## RECORDS SHOWN
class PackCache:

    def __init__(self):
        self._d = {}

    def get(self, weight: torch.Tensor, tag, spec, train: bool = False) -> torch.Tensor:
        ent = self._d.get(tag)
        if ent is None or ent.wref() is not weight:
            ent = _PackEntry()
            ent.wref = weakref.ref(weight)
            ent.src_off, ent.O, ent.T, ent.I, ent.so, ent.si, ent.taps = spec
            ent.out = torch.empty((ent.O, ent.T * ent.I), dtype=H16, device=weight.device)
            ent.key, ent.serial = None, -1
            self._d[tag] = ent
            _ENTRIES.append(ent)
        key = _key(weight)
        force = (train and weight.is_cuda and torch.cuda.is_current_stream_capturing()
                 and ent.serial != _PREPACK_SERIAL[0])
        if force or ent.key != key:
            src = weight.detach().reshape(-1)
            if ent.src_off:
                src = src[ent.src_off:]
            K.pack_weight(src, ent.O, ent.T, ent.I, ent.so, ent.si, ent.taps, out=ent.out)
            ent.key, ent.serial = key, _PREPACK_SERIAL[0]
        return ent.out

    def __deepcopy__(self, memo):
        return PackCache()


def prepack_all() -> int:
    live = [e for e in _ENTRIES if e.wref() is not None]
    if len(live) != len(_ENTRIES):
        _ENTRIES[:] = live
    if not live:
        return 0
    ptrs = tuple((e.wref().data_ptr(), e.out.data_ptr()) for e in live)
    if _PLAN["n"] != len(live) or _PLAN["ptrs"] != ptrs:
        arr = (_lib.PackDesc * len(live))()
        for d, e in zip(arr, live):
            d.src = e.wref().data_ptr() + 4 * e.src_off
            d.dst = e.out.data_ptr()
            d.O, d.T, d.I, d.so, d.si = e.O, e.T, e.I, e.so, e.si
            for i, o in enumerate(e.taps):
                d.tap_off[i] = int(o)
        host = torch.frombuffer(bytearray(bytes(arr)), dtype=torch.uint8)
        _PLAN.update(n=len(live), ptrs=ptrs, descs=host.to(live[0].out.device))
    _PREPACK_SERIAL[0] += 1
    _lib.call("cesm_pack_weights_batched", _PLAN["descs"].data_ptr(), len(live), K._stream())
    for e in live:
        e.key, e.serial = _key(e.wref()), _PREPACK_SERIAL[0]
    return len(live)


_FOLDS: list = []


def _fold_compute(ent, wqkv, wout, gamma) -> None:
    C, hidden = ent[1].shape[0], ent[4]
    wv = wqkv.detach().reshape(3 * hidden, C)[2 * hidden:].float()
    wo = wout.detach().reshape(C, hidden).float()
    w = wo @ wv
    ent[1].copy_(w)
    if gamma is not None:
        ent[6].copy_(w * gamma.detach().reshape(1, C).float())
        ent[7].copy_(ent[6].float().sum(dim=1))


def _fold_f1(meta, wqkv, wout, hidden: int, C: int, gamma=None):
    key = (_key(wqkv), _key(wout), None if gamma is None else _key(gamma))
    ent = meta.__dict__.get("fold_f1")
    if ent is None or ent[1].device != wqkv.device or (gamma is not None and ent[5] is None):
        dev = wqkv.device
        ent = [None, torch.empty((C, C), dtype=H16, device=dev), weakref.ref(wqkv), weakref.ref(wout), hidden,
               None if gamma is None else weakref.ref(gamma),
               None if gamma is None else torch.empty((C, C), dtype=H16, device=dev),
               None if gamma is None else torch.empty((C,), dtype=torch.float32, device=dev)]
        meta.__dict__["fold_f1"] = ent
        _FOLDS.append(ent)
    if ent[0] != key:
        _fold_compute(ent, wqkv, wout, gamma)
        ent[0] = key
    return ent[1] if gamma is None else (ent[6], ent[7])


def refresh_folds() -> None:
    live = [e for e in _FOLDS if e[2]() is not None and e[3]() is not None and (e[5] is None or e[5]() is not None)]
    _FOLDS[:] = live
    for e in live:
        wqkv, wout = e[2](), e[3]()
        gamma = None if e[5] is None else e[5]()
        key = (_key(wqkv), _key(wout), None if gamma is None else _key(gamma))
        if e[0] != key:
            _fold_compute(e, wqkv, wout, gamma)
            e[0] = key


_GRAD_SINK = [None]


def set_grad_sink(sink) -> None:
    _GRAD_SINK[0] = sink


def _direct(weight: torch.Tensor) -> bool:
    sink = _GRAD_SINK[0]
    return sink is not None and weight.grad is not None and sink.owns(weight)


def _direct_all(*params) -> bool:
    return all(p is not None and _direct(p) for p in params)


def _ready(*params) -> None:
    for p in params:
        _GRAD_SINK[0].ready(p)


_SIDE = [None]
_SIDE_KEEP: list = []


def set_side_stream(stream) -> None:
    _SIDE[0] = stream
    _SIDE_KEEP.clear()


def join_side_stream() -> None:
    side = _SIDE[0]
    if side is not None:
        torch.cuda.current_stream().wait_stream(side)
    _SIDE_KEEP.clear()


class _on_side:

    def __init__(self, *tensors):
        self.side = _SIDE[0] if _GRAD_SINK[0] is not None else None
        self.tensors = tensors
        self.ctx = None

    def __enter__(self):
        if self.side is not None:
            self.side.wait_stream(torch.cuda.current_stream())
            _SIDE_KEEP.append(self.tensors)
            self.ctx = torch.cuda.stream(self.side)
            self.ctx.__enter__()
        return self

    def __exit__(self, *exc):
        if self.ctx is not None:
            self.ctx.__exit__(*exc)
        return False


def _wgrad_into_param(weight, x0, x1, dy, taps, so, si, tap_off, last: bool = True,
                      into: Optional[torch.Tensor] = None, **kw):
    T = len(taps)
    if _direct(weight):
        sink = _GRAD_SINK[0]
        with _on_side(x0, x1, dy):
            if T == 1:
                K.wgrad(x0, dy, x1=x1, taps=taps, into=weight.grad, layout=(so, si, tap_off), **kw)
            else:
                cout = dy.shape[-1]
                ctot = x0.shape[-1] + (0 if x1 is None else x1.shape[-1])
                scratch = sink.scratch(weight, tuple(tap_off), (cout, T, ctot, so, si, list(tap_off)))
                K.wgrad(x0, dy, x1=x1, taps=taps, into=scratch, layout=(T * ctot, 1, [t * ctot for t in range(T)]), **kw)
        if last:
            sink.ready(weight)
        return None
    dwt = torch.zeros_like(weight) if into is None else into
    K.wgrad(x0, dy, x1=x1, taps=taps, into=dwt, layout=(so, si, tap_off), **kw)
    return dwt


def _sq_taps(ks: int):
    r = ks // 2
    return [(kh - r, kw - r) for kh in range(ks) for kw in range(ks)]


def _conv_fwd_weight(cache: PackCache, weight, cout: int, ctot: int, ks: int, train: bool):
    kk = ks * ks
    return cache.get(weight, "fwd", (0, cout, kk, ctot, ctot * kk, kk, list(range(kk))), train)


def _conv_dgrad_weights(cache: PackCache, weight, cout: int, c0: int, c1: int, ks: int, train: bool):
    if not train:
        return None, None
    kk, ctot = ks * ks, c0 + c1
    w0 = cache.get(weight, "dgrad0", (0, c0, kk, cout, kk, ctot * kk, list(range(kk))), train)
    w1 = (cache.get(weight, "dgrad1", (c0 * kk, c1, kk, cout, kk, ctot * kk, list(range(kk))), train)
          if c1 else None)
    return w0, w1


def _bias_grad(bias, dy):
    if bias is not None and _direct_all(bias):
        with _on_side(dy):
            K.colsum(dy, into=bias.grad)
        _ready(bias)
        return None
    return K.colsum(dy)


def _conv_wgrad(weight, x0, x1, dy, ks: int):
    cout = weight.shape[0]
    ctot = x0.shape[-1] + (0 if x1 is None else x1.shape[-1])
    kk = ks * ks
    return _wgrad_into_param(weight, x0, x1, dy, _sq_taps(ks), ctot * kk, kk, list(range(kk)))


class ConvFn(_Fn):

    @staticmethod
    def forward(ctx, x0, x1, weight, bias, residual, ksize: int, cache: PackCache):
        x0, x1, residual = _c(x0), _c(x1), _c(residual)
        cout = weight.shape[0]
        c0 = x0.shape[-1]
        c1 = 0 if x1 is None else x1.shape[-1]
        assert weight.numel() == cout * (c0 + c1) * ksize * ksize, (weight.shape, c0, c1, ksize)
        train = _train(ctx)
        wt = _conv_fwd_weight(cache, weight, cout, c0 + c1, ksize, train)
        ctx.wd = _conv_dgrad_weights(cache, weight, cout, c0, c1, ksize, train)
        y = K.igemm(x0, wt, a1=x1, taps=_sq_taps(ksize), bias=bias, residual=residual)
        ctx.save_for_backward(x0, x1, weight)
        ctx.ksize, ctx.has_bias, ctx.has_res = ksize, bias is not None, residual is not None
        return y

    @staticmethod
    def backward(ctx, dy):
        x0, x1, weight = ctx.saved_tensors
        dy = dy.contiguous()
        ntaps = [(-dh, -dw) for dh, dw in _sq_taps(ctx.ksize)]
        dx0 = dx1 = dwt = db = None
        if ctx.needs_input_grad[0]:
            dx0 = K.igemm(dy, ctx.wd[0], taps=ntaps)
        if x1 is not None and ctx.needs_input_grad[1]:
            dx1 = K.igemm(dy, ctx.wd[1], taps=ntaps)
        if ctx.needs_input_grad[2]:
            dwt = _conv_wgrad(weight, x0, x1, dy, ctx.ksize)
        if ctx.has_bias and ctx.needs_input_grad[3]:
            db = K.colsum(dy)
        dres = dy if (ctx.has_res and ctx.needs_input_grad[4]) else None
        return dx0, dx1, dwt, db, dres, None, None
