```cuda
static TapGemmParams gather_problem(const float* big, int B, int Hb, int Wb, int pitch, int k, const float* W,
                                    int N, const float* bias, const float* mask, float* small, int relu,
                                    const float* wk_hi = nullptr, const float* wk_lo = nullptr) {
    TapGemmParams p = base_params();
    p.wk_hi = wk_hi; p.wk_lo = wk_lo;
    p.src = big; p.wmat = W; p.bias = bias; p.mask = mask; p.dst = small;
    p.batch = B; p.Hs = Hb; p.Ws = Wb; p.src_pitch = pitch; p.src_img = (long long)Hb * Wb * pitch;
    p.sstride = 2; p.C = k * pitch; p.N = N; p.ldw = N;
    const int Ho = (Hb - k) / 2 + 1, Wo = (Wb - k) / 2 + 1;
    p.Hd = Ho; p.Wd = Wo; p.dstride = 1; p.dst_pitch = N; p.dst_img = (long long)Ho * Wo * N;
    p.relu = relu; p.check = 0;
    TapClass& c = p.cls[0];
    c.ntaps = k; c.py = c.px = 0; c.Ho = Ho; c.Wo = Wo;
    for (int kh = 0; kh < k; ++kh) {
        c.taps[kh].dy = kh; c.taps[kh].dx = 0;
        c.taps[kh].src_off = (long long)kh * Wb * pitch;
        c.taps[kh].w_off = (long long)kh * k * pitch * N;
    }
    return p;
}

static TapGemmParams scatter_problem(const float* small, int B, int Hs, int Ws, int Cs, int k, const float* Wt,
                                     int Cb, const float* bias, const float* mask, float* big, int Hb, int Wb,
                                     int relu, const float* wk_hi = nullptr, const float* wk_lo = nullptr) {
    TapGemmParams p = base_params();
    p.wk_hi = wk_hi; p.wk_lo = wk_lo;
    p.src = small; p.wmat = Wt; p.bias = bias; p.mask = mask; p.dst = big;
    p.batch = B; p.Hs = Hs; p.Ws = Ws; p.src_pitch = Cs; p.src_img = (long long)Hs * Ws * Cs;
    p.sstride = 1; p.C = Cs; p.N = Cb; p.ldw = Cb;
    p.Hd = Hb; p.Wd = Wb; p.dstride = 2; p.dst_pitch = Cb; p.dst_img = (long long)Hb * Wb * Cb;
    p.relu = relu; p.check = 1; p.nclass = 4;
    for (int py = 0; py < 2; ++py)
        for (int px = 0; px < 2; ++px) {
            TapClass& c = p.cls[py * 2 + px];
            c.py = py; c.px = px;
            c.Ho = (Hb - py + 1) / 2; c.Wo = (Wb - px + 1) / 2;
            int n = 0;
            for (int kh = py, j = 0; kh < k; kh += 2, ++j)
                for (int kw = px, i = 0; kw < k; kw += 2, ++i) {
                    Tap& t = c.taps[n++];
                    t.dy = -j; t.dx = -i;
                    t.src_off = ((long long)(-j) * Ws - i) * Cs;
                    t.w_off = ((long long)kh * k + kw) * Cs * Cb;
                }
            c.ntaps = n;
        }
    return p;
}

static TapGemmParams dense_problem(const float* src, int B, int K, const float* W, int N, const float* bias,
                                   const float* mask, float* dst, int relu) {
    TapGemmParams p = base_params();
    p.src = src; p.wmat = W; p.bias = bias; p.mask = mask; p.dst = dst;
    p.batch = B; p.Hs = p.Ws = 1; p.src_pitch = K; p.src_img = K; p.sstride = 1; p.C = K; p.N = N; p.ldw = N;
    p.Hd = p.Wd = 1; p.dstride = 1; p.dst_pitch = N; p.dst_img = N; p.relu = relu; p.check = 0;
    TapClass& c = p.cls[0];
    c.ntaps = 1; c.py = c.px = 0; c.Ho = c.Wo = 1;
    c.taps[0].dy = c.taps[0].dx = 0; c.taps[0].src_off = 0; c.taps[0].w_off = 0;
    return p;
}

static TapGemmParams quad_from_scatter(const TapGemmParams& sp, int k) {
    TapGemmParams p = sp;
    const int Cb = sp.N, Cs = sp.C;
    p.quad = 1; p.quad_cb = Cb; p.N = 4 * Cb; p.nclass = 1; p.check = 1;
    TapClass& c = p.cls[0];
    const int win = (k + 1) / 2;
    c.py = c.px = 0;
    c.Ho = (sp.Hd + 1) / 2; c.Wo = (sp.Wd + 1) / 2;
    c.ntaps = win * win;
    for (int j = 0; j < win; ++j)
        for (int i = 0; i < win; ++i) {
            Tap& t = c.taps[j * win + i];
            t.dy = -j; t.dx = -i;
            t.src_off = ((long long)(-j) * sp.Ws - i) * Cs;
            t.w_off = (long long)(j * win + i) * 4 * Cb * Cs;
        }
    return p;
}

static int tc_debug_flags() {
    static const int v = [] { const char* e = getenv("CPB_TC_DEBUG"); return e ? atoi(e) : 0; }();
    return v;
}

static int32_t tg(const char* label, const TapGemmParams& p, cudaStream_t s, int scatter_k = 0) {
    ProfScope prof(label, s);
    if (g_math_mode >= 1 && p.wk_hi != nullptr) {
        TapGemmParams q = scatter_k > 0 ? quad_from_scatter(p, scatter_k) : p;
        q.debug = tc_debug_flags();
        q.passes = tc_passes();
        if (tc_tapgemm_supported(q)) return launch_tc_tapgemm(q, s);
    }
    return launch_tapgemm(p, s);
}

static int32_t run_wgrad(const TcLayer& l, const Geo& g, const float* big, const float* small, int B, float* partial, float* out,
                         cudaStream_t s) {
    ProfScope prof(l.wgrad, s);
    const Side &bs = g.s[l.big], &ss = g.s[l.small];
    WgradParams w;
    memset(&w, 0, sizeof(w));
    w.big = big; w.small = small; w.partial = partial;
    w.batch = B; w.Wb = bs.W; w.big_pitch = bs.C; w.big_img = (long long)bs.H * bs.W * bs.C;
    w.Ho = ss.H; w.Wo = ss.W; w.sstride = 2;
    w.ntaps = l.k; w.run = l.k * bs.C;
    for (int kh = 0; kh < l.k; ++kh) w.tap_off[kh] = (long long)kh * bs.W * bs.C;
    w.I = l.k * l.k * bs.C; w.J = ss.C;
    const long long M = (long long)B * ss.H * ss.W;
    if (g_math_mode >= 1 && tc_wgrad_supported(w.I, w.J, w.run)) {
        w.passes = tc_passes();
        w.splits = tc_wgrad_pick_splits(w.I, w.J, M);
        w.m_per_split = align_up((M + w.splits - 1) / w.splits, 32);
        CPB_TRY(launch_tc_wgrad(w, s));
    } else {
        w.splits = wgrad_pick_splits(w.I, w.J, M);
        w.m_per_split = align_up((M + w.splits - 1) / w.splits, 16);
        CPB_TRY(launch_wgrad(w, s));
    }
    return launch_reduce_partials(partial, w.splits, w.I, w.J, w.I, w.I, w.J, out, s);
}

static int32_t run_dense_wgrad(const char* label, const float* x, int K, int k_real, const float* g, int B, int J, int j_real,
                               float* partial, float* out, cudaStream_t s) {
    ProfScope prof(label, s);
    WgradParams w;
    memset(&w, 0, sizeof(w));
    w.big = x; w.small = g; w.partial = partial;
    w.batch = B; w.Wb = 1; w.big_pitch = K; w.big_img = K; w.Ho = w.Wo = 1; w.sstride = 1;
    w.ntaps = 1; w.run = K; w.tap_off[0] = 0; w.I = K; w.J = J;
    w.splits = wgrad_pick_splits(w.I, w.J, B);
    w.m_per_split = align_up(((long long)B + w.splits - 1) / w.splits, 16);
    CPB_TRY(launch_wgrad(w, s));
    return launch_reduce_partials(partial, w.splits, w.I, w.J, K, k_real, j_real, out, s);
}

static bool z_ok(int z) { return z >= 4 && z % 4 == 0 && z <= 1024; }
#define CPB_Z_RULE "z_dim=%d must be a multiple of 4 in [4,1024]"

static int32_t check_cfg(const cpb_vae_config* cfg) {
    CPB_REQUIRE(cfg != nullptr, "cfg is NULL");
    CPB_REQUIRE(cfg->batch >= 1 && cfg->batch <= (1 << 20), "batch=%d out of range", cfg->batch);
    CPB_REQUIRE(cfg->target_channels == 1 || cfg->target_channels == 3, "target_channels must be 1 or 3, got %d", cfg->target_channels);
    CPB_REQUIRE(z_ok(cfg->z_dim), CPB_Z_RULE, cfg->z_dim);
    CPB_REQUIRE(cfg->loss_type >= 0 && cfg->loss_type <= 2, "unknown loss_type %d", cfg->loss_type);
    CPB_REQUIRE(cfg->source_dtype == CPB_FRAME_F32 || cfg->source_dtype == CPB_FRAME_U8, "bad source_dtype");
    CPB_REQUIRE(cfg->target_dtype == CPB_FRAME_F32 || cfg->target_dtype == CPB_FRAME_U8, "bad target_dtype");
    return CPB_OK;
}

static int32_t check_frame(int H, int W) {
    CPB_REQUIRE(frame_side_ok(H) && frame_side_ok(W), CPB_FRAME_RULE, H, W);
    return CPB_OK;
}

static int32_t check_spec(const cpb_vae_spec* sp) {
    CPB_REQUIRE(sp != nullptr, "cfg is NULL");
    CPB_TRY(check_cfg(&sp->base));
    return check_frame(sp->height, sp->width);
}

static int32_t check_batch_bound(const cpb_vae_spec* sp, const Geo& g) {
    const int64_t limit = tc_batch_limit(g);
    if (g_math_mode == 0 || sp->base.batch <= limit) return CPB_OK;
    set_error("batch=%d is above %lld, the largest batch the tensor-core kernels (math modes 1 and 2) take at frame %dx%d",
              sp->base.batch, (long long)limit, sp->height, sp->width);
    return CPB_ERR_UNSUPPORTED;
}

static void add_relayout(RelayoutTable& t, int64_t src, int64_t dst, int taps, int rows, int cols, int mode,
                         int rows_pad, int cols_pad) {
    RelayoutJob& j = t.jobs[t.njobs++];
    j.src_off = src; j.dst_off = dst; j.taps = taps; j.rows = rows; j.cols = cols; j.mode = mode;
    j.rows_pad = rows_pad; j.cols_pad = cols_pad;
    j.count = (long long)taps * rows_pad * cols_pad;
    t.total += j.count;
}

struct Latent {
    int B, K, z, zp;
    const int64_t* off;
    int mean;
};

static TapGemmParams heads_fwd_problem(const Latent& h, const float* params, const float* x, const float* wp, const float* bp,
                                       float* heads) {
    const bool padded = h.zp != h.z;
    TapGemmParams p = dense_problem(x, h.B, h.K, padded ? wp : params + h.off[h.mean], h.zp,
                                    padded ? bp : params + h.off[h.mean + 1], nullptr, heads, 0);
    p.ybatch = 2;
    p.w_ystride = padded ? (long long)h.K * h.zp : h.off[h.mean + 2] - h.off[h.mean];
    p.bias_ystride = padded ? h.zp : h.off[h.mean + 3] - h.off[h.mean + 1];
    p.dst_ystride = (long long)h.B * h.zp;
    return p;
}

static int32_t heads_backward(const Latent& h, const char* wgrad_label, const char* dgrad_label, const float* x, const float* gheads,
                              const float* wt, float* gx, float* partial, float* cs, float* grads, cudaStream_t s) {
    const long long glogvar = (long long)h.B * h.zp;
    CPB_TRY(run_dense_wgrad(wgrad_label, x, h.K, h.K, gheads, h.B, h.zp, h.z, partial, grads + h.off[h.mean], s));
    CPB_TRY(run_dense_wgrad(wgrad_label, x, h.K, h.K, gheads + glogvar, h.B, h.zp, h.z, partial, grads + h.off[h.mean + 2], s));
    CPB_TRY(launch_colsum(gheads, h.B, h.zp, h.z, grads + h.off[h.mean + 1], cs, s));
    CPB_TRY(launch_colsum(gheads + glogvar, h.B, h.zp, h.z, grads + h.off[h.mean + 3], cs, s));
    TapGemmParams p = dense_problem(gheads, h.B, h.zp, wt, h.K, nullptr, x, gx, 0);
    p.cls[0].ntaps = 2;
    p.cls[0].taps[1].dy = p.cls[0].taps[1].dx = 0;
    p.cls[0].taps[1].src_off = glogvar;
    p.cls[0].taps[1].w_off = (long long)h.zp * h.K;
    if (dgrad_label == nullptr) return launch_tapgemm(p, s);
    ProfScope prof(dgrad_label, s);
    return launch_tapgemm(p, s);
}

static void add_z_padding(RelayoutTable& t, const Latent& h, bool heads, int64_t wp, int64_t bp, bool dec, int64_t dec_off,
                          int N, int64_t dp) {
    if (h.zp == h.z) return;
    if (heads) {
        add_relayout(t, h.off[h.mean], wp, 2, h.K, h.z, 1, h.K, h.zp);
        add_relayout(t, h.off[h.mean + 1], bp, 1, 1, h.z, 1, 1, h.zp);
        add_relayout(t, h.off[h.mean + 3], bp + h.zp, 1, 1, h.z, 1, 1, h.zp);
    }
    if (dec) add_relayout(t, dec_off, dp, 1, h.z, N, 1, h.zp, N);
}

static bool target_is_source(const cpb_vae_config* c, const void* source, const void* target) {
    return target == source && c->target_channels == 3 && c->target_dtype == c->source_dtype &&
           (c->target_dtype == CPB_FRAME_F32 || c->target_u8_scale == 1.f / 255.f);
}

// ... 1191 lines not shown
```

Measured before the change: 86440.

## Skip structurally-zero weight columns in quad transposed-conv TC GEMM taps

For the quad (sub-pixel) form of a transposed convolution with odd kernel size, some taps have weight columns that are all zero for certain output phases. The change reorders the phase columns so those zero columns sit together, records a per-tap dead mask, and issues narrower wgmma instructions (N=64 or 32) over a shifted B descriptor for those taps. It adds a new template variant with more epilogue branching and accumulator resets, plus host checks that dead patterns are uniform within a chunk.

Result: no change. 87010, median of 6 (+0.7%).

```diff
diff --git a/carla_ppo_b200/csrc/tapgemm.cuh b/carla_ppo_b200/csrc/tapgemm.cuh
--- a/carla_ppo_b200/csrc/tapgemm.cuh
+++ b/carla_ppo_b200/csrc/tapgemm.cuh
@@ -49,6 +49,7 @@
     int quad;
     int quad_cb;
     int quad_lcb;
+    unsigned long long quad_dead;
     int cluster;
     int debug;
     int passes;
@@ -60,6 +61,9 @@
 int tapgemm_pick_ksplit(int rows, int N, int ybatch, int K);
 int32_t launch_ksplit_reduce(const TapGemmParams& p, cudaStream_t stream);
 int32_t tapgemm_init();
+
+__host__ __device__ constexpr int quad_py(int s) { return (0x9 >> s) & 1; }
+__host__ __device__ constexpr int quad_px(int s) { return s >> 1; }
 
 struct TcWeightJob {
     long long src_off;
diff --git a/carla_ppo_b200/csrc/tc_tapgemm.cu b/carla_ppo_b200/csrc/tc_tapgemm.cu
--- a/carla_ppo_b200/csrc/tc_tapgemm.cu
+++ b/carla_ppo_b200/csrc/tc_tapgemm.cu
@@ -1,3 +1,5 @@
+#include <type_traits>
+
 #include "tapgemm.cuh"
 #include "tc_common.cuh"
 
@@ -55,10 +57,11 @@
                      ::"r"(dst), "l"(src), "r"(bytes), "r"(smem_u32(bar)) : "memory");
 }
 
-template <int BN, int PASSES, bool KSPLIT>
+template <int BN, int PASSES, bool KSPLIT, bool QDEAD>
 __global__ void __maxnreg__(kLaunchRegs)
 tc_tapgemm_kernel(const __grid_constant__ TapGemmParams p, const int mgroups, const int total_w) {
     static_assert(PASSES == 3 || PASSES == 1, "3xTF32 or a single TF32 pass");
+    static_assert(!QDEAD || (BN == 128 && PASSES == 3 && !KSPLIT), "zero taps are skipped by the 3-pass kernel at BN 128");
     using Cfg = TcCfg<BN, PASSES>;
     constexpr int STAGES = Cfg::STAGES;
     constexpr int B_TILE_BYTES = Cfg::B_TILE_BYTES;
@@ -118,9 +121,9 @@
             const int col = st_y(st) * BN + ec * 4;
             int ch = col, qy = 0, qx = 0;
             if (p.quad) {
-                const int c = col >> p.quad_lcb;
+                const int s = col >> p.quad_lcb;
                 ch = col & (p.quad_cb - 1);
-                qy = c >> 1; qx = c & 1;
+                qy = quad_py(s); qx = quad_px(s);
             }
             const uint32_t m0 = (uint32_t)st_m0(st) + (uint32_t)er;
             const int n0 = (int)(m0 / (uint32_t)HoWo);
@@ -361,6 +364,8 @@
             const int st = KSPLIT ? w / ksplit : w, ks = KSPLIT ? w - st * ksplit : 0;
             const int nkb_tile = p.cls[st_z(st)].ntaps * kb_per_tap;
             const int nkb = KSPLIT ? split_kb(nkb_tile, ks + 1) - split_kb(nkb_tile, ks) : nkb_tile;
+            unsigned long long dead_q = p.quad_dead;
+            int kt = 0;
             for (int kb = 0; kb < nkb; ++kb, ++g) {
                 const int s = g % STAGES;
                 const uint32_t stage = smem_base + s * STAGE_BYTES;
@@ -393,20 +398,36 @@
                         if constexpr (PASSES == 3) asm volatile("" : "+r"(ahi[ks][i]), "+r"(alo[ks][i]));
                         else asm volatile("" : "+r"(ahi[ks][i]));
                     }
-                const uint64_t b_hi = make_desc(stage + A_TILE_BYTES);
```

## ASSIGNMENT
What are the lines above, starting at the one with "return _wgrad_into_param(weight, x0, x1, dy, _sq_taps(ks), ctot" and ending at the one with "ctx.save_for_backward(x0, x1, weight)"? Give them again exactly, and only them.

## SOLUTION TO THE PROBLEM
    return _wgrad_into_param(weight, x0, x1, dy, _sq_taps(ks), ctot * kk, kk, list(range(kk)))


class ConvFn(_Fn):

    @staticmethod
    def forward(ctx, x0, x1, weight, bias, residual, ksize: int, cache: PackCache):
        x0, x1, residual = _c(x0), _c(x1), _c(residual)
        cout = weight.shape[0]
        c0 = x0.shape[-1]
        c1 = 0 if x1 is None else x1.shape[-1]
        assert weight.numel() == cout * (c0 + c1) * ksize * ksize, (weight.shape, c0, c1, ksize)
        train = _train(ctx)
        wt = _conv_fwd_weight(cache, weight, cout, c0 + c1, ksize, train)
        ctx.wd = _conv_dgrad_weights(cache, weight, cout, c0, c1, ksize, train)
        y = K.igemm(x0, wt, a1=x1, taps=_sq_taps(ksize), bias=bias, residual=residual)
        ctx.save_for_backward(x0, x1, weight)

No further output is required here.